EXERCISE DIRECTIONS
Print, exactly as they appear in the listing below, the lines from the line with "for (int dl" to the line with "z += __shfl_xor(z, 8, 64);", with both end lines kept.

TASK INPUTS
##########

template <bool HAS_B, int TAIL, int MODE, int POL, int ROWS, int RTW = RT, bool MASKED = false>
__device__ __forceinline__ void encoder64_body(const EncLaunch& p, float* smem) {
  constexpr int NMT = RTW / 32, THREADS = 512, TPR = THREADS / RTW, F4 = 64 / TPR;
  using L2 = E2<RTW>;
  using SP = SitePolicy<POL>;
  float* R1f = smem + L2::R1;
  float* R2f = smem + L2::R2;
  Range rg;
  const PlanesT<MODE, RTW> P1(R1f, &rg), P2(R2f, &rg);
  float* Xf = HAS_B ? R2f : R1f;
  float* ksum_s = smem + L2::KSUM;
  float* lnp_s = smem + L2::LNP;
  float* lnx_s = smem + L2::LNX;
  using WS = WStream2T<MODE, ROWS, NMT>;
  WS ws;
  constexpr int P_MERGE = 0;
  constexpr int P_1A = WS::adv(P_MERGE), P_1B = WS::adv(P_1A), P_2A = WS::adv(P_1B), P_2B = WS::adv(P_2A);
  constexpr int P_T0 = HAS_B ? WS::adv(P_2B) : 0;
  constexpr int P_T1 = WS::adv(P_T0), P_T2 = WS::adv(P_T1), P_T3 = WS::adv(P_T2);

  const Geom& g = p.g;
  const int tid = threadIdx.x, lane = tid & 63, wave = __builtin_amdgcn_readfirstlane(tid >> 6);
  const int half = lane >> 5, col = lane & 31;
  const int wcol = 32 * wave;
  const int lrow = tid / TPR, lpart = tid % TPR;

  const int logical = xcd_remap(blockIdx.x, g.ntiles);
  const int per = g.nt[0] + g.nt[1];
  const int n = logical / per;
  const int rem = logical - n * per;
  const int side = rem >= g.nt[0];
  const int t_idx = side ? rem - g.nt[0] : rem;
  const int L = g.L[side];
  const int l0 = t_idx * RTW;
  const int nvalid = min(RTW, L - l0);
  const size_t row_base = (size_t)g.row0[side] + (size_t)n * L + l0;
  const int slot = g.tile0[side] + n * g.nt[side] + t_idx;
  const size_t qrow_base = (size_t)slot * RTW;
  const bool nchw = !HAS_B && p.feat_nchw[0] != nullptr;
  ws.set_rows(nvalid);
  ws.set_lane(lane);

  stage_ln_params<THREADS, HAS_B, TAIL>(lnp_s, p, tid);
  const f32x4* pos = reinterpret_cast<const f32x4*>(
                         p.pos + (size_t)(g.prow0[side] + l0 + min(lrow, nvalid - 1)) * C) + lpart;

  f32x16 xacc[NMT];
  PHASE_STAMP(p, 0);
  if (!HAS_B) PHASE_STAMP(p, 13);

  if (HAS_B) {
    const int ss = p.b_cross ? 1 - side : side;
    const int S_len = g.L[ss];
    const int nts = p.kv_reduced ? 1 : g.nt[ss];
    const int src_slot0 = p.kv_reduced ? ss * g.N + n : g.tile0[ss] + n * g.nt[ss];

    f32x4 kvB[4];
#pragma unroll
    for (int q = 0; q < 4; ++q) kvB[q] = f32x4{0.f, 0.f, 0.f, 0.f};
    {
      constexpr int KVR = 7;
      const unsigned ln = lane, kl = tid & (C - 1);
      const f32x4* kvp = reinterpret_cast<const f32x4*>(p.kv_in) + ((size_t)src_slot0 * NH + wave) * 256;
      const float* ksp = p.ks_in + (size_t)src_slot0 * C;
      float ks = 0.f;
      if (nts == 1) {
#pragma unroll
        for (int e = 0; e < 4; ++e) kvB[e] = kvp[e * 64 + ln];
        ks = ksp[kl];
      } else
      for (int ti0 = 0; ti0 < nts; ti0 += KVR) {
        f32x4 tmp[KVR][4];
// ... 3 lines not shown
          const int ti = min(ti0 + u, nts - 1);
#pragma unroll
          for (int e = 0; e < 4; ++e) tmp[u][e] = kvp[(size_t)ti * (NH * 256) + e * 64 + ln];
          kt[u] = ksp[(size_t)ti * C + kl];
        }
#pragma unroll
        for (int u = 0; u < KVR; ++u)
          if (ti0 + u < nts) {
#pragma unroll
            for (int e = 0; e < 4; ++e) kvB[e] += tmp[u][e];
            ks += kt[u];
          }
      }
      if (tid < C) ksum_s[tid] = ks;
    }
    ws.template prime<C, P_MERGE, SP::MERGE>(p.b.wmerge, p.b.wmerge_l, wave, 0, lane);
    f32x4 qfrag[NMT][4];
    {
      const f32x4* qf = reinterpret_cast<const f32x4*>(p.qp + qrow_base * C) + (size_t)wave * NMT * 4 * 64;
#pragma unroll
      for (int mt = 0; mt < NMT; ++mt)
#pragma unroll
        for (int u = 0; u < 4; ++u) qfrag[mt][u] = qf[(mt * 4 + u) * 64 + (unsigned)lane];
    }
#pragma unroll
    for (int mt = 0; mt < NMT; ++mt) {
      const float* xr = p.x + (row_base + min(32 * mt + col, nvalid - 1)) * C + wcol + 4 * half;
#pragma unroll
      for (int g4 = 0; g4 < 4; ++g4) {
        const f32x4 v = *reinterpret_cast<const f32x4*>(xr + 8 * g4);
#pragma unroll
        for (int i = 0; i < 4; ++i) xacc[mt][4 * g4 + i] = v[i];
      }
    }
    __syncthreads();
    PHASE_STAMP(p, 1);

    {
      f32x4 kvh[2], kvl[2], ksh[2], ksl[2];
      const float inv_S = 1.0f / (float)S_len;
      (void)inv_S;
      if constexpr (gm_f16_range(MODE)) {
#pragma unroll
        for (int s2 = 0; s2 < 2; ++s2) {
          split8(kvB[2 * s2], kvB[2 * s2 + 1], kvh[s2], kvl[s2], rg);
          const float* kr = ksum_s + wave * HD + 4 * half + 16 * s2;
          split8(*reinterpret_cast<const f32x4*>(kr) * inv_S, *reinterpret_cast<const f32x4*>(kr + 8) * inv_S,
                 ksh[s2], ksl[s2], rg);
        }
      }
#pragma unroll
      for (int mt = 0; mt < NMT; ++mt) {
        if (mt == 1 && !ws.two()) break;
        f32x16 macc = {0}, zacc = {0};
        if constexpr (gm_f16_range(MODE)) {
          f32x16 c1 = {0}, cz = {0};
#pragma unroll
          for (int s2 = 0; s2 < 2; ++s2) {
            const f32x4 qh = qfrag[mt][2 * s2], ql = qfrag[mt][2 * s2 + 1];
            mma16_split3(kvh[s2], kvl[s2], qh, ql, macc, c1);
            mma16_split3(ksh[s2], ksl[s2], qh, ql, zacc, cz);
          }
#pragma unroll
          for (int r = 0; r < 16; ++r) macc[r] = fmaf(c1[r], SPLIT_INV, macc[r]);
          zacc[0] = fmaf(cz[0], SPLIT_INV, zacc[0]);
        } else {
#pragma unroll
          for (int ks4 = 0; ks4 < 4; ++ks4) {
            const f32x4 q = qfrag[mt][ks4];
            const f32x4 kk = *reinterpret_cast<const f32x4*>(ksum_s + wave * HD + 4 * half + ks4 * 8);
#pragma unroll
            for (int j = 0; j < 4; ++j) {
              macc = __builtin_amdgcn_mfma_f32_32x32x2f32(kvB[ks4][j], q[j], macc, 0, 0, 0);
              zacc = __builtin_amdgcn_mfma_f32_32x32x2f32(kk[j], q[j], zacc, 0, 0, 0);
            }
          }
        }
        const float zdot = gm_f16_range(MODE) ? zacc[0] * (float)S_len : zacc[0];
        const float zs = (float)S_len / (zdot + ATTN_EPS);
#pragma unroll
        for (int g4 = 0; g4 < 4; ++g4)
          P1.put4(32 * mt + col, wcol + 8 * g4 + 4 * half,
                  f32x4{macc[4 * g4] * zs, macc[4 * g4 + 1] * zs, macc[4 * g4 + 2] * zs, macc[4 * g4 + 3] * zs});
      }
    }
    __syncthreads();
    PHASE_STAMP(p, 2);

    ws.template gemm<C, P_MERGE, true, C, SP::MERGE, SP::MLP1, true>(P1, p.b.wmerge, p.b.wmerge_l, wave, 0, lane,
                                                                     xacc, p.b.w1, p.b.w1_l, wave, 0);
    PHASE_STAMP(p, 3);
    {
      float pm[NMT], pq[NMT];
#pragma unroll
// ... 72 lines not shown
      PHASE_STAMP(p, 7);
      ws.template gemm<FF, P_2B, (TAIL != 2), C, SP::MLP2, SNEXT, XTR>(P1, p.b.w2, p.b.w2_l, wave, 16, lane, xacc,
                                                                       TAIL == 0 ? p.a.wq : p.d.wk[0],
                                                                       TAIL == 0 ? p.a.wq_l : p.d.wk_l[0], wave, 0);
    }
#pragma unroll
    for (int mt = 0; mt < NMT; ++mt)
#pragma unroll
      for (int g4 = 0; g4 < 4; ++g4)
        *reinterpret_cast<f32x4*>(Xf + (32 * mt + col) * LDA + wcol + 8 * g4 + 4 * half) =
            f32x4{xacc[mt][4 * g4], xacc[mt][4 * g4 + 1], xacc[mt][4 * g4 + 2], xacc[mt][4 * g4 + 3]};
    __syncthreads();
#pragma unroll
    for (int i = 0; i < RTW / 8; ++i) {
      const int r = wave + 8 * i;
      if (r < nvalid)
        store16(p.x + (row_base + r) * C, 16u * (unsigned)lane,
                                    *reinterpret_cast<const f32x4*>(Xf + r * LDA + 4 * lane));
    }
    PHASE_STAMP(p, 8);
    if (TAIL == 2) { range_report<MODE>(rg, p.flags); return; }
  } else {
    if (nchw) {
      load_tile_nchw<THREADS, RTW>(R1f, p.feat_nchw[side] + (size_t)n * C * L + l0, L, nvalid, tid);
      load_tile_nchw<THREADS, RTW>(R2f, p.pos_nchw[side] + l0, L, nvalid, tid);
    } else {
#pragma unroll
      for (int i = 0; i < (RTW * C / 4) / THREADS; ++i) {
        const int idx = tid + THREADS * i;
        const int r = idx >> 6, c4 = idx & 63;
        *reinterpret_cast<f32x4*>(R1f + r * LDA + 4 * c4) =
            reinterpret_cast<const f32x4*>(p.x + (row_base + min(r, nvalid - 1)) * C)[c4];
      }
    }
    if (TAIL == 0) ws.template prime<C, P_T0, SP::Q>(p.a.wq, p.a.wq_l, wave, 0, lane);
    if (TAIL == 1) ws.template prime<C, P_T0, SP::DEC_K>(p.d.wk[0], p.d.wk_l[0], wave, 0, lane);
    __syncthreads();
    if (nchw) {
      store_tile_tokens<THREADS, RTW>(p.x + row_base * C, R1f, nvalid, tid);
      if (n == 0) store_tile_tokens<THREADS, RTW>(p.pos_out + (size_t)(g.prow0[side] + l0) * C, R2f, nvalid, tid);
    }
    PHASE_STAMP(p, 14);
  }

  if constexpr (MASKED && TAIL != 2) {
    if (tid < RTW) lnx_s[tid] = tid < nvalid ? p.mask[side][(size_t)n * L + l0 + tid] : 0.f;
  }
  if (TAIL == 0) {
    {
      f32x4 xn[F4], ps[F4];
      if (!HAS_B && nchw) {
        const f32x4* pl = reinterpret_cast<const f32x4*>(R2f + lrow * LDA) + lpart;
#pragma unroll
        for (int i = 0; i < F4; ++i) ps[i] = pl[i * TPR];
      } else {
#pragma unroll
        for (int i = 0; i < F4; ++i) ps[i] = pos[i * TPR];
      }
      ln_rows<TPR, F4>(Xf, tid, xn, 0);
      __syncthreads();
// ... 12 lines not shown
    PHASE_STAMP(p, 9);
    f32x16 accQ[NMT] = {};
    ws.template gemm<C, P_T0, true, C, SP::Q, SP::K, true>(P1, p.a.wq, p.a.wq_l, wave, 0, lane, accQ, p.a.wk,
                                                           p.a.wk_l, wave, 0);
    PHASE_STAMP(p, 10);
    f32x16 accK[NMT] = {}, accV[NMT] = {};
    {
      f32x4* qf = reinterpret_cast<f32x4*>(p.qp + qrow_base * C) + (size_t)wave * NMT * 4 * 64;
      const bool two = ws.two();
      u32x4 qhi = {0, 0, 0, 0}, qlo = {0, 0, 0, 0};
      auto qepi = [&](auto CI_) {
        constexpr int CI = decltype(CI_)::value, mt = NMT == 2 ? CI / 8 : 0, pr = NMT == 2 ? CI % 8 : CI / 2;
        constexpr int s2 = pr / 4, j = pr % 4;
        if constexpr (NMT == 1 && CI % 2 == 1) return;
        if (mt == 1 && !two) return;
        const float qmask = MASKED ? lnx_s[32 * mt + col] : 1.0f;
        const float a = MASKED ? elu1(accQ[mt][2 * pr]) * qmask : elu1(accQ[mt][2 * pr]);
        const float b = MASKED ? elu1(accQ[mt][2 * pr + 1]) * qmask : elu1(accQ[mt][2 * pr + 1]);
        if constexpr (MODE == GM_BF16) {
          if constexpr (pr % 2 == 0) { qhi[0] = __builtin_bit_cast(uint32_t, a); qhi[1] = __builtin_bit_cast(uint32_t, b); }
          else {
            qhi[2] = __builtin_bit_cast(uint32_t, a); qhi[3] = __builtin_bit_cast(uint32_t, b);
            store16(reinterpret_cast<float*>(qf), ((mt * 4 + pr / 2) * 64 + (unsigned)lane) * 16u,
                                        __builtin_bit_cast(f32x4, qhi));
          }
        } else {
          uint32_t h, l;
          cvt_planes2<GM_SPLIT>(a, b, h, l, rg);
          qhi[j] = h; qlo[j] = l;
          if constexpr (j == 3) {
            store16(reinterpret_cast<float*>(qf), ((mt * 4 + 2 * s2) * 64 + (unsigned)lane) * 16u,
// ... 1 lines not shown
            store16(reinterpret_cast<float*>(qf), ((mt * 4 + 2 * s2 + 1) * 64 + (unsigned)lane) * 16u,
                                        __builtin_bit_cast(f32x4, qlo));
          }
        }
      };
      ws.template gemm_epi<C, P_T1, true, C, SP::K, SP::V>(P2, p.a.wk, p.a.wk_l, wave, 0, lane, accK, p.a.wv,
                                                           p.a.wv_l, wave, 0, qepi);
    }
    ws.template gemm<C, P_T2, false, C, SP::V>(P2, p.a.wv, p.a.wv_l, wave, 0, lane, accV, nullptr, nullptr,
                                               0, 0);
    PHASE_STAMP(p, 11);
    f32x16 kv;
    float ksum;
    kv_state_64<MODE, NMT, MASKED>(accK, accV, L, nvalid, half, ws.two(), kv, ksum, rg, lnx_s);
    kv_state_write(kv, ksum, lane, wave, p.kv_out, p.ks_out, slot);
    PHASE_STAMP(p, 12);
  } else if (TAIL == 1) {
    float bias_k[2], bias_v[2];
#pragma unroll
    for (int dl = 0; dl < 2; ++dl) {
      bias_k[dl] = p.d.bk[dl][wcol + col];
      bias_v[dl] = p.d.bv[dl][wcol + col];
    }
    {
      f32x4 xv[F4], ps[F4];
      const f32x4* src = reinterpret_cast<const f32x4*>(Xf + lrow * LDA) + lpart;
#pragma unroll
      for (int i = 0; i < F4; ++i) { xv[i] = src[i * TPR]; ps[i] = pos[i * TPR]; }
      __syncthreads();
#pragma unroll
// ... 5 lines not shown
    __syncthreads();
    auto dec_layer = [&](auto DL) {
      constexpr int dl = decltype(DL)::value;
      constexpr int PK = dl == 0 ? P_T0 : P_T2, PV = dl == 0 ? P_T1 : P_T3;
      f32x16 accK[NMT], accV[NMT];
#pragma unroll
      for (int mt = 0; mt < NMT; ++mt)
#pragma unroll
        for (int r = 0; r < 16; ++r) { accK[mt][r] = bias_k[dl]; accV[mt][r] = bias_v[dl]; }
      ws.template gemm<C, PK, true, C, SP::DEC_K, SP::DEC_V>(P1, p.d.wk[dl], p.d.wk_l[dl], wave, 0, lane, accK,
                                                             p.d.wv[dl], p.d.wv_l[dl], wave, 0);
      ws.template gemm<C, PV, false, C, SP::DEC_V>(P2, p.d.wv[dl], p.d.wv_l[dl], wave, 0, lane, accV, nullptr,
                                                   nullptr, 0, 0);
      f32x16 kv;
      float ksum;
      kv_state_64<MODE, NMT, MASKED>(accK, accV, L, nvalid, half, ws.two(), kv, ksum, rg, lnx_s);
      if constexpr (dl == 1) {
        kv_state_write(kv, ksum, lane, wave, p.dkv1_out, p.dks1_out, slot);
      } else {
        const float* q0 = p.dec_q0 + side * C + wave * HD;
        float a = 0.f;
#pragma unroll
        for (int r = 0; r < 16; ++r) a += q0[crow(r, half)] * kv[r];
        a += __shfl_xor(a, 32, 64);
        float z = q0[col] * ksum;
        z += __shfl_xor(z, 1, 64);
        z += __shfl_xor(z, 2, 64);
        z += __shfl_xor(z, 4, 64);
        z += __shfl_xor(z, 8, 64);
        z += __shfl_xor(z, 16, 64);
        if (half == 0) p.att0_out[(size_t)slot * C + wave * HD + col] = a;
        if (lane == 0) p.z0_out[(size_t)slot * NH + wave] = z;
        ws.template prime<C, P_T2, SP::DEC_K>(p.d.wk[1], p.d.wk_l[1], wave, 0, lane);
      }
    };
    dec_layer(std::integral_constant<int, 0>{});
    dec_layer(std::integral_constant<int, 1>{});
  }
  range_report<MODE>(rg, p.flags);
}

##########

YOUR RESPONSE
    for (int dl = 0; dl < 2; ++dl) {
      bias_k[dl] = p.d.bk[dl][wcol + col];
      bias_v[dl] = p.d.bv[dl][wcol + col];
    }
    {
      f32x4 xv[F4], ps[F4];
      const f32x4* src = reinterpret_cast<const f32x4*>(Xf + lrow * LDA) + lpart;
#pragma unroll
      for (int i = 0; i < F4; ++i) { xv[i] = src[i * TPR]; ps[i] = pos[i * TPR]; }
      __syncthreads();
#pragma unroll
// ... 5 lines not shown
    __syncthreads();
    auto dec_layer = [&](auto DL) {
      constexpr int dl = decltype(DL)::value;
      constexpr int PK = dl == 0 ? P_T0 : P_T2, PV = dl == 0 ? P_T1 : P_T3;
      f32x16 accK[NMT], accV[NMT];
#pragma unroll
      for (int mt = 0; mt < NMT; ++mt)
#pragma unroll
        for (int r = 0; r < 16; ++r) { accK[mt][r] = bias_k[dl]; accV[mt][r] = bias_v[dl]; }
      ws.template gemm<C, PK, true, C, SP::DEC_K, SP::DEC_V>(P1, p.d.wk[dl], p.d.wk_l[dl], wave, 0, lane, accK,
                                                             p.d.wv[dl], p.d.wv_l[dl], wave, 0);
      ws.template gemm<C, PV, false, C, SP::DEC_V>(P2, p.d.wv[dl], p.d.wv_l[dl], wave, 0, lane, accV, nullptr,
                                                   nullptr, 0, 0);
      f32x16 kv;
      float ksum;
      kv_state_64<MODE, NMT, MASKED>(accK, accV, L, nvalid, half, ws.two(), kv, ksum, rg, lnx_s);
      if constexpr (dl == 1) {
        kv_state_write(kv, ksum, lane, wave, p.dkv1_out, p.dks1_out, slot);
      } else {
        const float* q0 = p.dec_q0 + side * C + wave * HD;
        float a = 0.f;
#pragma unroll
        for (int r = 0; r < 16; ++r) a += q0[crow(r, half)] * kv[r];
        a += __shfl_xor(a, 32, 64);
        float z = q0[col] * ksum;
        z += __shfl_xor(z, 1, 64);
        z += __shfl_xor(z, 2, 64);
        z += __shfl_xor(z, 4, 64);
        z += __shfl_xor(z, 8, 64);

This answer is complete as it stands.